The switch when on a large system is often in a cell some distance behind the panel, and is then controlled by a system of levers, or by a small motor which is started and stopped by a throw over switch on the panel, in which case there is generally a lamp or lamps on the panel to show whether the switch is open or closed.

Air brake switches or links are placed between the bus bars and the oil switch to allow of the latter being isolated for inspection purposes, and as a general rule no apparatus carrying high pressure current is allowed on the front of the panel. With both direct and alternating current feeders, a watthour meter is often added to show the total consumption of the circuit.

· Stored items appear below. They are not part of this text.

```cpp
__global__ __launch_bounds__(256) void lus_cand_partial_kernel(const double* __restrict__ Y, int64_t ld, int64_t mloc,
                                                               int64_t row0, int64_t j, double* __restrict__ pval,
                                                               int64_t* __restrict__ pidx) {
  __shared__ double s_v[4];
  __shared__ int32_t s_i[4];
  double best = -1.0;
  int32_t besti = -1;
  for (int64_t li = (int64_t)blockIdx.x * 256 + threadIdx.x; li < mloc; li += (int64_t)gridDim.x * 256) {
    const int64_t gi = row0 + li;
    if (gi >= j) {
      const double av = fabs(Y[li + j * ld]);
      if (av > best) { best = av; besti = (int32_t)gi; }
    }
  }
  wave_argmax(best, besti);
  if ((threadIdx.x & 63) == 0) { s_v[threadIdx.x >> 6] = best; s_i[threadIdx.x >> 6] = besti; }
  __syncthreads();
  if (threadIdx.x < 64) {
    double v = (threadIdx.x < 4) ? s_v[threadIdx.x] : -1.0;
    int32_t i = (threadIdx.x < 4) ? s_i[threadIdx.x] : -1;
    wave_argmax8(v, i);
    if (threadIdx.x == 0) { pval[blockIdx.x] = v; pidx[blockIdx.x] = i; }
  }
}
__global__ __launch_bounds__(256) void lus_cand_final_kernel(const double* __restrict__ Y, int64_t ld, int64_t mloc,
                                                             int64_t row0, int64_t l, int64_t j, int nparts,
                                                             const double* __restrict__ pval, const int64_t* __restrict__ pidx,
                                                             double* __restrict__ rec) {
  __shared__ double s_v[4];
  __shared__ int32_t s_i[4];
  __shared__ int32_t s_win;
  double best = -1.0;
  int32_t besti = -1;
  for (int p = threadIdx.x; p < nparts; p += 256) {
    const double v = pval[p];
    const int32_t i = (int32_t)pidx[p];
    if (v > best || (v == best && (uint32_t)i < (uint32_t)besti)) { best = v; besti = i; }
  }
  wave_argmax(best, besti);
  if ((threadIdx.x & 63) == 0) { s_v[threadIdx.x >> 6] = best; s_i[threadIdx.x >> 6] = besti; }
  __syncthreads();
  if (threadIdx.x < 64) {
    double v = (threadIdx.x < 4) ? s_v[threadIdx.x] : -1.0;
    int32_t i = (threadIdx.x < 4) ? s_i[threadIdx.x] : -1;
    wave_argmax8(v, i);
    if (threadIdx.x == 0) {
      s_win = i;
      rec[0] = v;
      rec[1] = (double)i;
      rec[2] = (j >= row0 && j < row0 + mloc) ? 1.0 : 0.0;
      rec[3] = 0.0;
    }
  }
  __syncthreads();
  const int64_t wi = s_win;
  const bool has_j = (j >= row0 && j < row0 + mloc);
  for (int64_t c = threadIdx.x; c < l; c += 256) {
    rec[LUS_HDR + c] = (wi >= 0) ? Y[(wi - row0) + c * ld] : 0.0;
    rec[LUS_HDR + l + c] = has_j ? Y[(j - row0) + c * ld] : 0.0;
  }
}

__global__ __launch_bounds__(256) void lus_apply_kernel(double* __restrict__ Y, int64_t ld, int64_t mloc, int64_t row0,
                                                        int64_t m, int64_t l, int64_t j0, int s, int w,
                                                        const double* __restrict__ recs, int nranks,
                                                        int32_t* __restrict__ ipiv, int32_t* __restrict__ info,
                                                        double* __restrict__ pval, int64_t* __restrict__ pidx) {
  __shared__ double s_v4[4];
  __shared__ int32_t s_i4[4];
  __shared__ double s_u[LW], s_old[LW];
  __shared__ int32_t s_r;
  __shared__ int s_gw, s_go;
  __shared__ double s_bestv;
  const int64_t j = j0 + s;
// ... 192 lines not shown
```

Measured before the change: 1601.

## Switch blocked panel LU from right-looking to left-looking trailing updates

```diff
diff --git a/geostatinversion.jl_amd/csrc/hip_backend.hip b/geostatinversion.jl_amd/csrc/hip_backend.hip
--- a/geostatinversion.jl_amd/csrc/hip_backend.hip
+++ b/geostatinversion.jl_amd/csrc/hip_backend.hip
@@ -474,7 +474,7 @@
       static const int nb_env = getenv("GSI_LU_NB") ? atoi(getenv("GSI_LU_NB")) : 0;
       w2.nb = (nb_env == 32 || nb_env == 64) ? nb_env : hipk::LU2_NB;
       const size_t rec_bytes = sizeof(unsigned long long) * 2 * ((size_t)w2.grid + hipk::LU2_RES_COPIES) * hipk::LU2_REC_GRANULES;
-      const size_t u12_bytes = sizeof(double) * (size_t)w2.nb * (size_t)l;
+      const size_t u12_bytes = sizeof(double) * (size_t)l * (size_t)l;
       grow(ws_lu_, rec_bytes + u12_bytes + sizeof(int32_t) * (l + 4) + 256);
       char* base = (char*)ws_lu_.p;
       w2.recs = (unsigned long long*)base; base += rec_bytes;
diff --git a/geostatinversion.jl_amd/csrc/panel_lu_leaf.hip b/geostatinversion.jl_amd/csrc/panel_lu_leaf.hip
--- a/geostatinversion.jl_amd/csrc/panel_lu_leaf.hip
+++ b/geostatinversion.jl_amd/csrc/panel_lu_leaf.hip
@@ -757,14 +757,29 @@
 }
 
 template <int K>
-__global__ __launch_bounds__(256) void lu_u12_kernel(const double* __restrict__ Y, int64_t ld, int64_t jb, int64_t jbrow,
-                                                     int64_t c0, int64_t c1, double* __restrict__ out) {
-  __shared__ double L11[K * K];
+__device__ inline void u12_stage_L11(double* L11, const double* __restrict__ Y, int64_t ld, int64_t jb, int64_t jbrow) {
 #pragma unroll 8
   for (int e = threadIdx.x; e < K * K; e += 256) {
     const int r = e % K, c = e / K;
     L11[r * K + c] = Y[(jbrow + r) + (jb + c) * ld];
   }
+}
+template <int K>
+__device__ inline void u12_solve(const double* L11, double (&x)[K]) {
+#pragma unroll
+  for (int r = 1; r < K; ++r) {
+    double v = x[r];
+#pragma unroll
+    for (int p = 0; p < r; ++p) v -= L11[r * K + p] * x[p];
+    x[r] = v;
+  }
+}
+
+template <int K>
+__global__ __launch_bounds__(256) void lu_u12_kernel(const double* __restrict__ Y, int64_t ld, int64_t jb, int64_t jbrow,
+                                                     int64_t c0, int64_t c1, double* __restrict__ out) {
+  __shared__ double L11[K * K];
+  u12_stage_L11<K>(L11, Y, ld, jb, jbrow);
   __syncthreads();
   if (threadIdx.x >= 64) return;
   const int64_t c = c0 + (int64_t)blockIdx.x * 64 + threadIdx.x;
@@ -773,13 +788,7 @@
   const double* col = Y + jbrow + c * ld;
 #pragma unroll
   for (int r = 0; r < K; ++r) x[r] = col[r];
-#pragma unroll
-  for (int r = 1; r < K; ++r) {
-    double v = x[r];
-#pragma unroll
-    for (int p = 0; p < r; ++p) v -= L11[r * K + p] * x[p];
-    x[r] = v;
-  }
+  u12_solve<K>(L11, x);
   double* o = out + (c - c0) * K;
 #pragma unroll
   for (int r = 0; r < K; ++r) o[r] = x[r];
@@ -875,6 +884,190 @@
   else if (chunk == 64) launch_rankk_v<K, 1, 64>(st, grid, Y, ld, m, r_begin, jb, c0, t, U12);
   else if (depth == 2) launch_rankk_v<K, 2, 128>(st, grid, Y, ld, m, r_begin, jb, c0, t, U12);
   else launch_rankk_v<K, 1, 128>(st, grid, Y, ld, m, r_begin, jb, c0, t, U12);
+}
+
+constexpr int LL_WAVES = 12;
+constexpr int LL_BS = 64 * LL_WAVES;
+constexpr size_t LL_LDS = (size_t)4 * 64 * 66 * sizeof(double);
+template <int NB>
+constexpr int ll_group() { return (int)(LL_LDS / ((size_t)NB * (NB + 2) * sizeof(double))); }
+
+__device__ __forceinline__ char* ll_advance(char* p, int64_t step) {
+  p += step;
+  asm volatile("" : "+s"(p));
+  return p;
+}
+
+template <int NB, bool WIDE>
+__global__ __launch_bounds__(LL_BS) void lu_leftlook_kernel(double* __restrict__ Y, int64_t ld, int64_t m, int64_t jb, int tc,
+                                                            int ip0, int ip1, const double* __restrict__ U12, int64_t ldu) {
+  typedef double double4_t __attribute__((ext_vector_type(4)));
+  typedef typename std::conditional<WIDE, uint64_t, uint32_t>::type off_t;
+  constexpr int KP = NB + 2, NT = NB / 16, NS = NB / 4;
+  extern __shared__ double us[];
+  const int tid = threadIdx.x, lane = tid & 63;
+  const int wave = __builtin_amdgcn_readfirstlane(tid >> 6);
+  const int jl = lane & 15, kk = lane >> 4;
+  const int nbk = ip1 - ip0;
+  for (int e = tid; e < nbk * NB * NB; e += LL_BS) {
+    const int k = e % NB, c = (e / NB) % NB, q = e / (NB * NB);
+    us[(q * NB + c) * KP + k] = (c < tc) ? -U12[(int64_t)(ip0 + q) * ldu + (jb + c) * NB + k] : 0.0;
+  }
+  __syncthreads();
+  const int lb = jl * KP + kk;
+  const int64_t nch = (m - jb + 15) / 16;
+  const int64_t cs = ld * (int64_t)sizeof(double);
+  for (int64_t ch = (int64_t)blockIdx.x * LL_WAVES + wave; ch < nch; ch += (int64_t)gridDim.x * LL_WAVES) {
+    const int64_t rb = jb + ch * 16;
+    const int64_t r = (rb + jl < m) ? rb + jl : m - 1;
+    const off_t vo = (off_t)((r - rb) * (int64_t)sizeof(double) + kk * cs);
+    auto at = [&](char* colp) -> double* { return reinterpret_cast<double*>(colp + vo); };
+    char* const cbase = reinterpret_cast<char*>(Y + rb + jb * ld);
+    double4_t acc[NT];
+    {
+      char* p = cbase;
+#pragma unroll
+      for (int tt = 0; tt < NT; ++tt)
+#pragma unroll
+        for (int reg = 0; reg < 4; ++reg) {
+          acc[tt][reg] = (16 * tt + 4 * reg + kk < tc) ? *at(p) : 0.0;
+          p = ll_advance(p, 4 * cs);
+        }
+    }
+    double fa[NS], fn[NS];
+    char* pf = reinterpret_cast<char*>(Y + rb + (int64_t)ip0 * NB * ld);
+    auto load_frag = [&](double (&f)[NS]) {
+#pragma unroll
+      for (int s = 0; s < NS; ++s) {
+        f[s] = *at(pf);
+        pf = ll_advance(pf, 4 * cs);
+      }
+    };
+    auto run = [&](const double (&f)[NS], int q) {
+      const double* ub = us + (q - ip0) * NB * KP + lb;
+#pragma unroll
+      for (int s = 0; s < NS; ++s)
+#pragma unroll
+        for (int tt = 0; tt < NT; ++tt)
+          acc[tt] = __builtin_amdgcn_mfma_f64_16x16x4f64(ub[16 * tt * KP + 4 * s], f[s], acc[tt], 0, 0, 0);
+    };
+    load_frag(fa);
+    int q = ip0;
+    for (; q + 1 < ip1; ++q) {
+      load_frag(fn);
+      run(fa, q);
+#pragma unroll
+      for (int s = 0; s < NS; ++s) fa[s] = fn[s];
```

A typical three phase generator panel is provided with three ammeters, one in each phase, operated from three current transformers, one to each ammeter, a volt meter, a power factor indicator, and an indicating watthour meter, all operated from one or more pressure transformers, and the necessary current transformers, the operating handle of the oil switch, which is connected to the switch itself by means of rods, two maximum releases operated by current transformers, or a reverse relay for automatically tripping the switch, lamps for indicating when the switch is tripped, a socket for taking the plug which makes connection between the secondary of a pressure transformer and the synchronizer on the synchronizing panel, and a lamp for illuminating purposes, while on the base of the panel or on a pillar at the front of the gallery is mounted the gear for the field circuit. This consists of a double pole field switch and a discharge resistance, an ammeter, a handle for the rheostat in the generator field, and (if each alternator have its own direct coupled exciter) possibly also a small rheostat for the exciter field.

NOTE.--In some cases where the capacity of the plant is not very great, the oil switch is mounted on the back of the panel, and the bus bars, current transformers, &c., on the framework, also just at the back of the panel, but under no circumstances, in good modern practice, is high pressure apparatus permitted on the front of the board. Where the capacity of the plant is very large, the oil switches are operated electrically by means of small motors, and in this case the small switch gear for starting and stopping this motor is mounted on the generator panel, also the lamp or lamps to indicate when the switch is open, and when closed.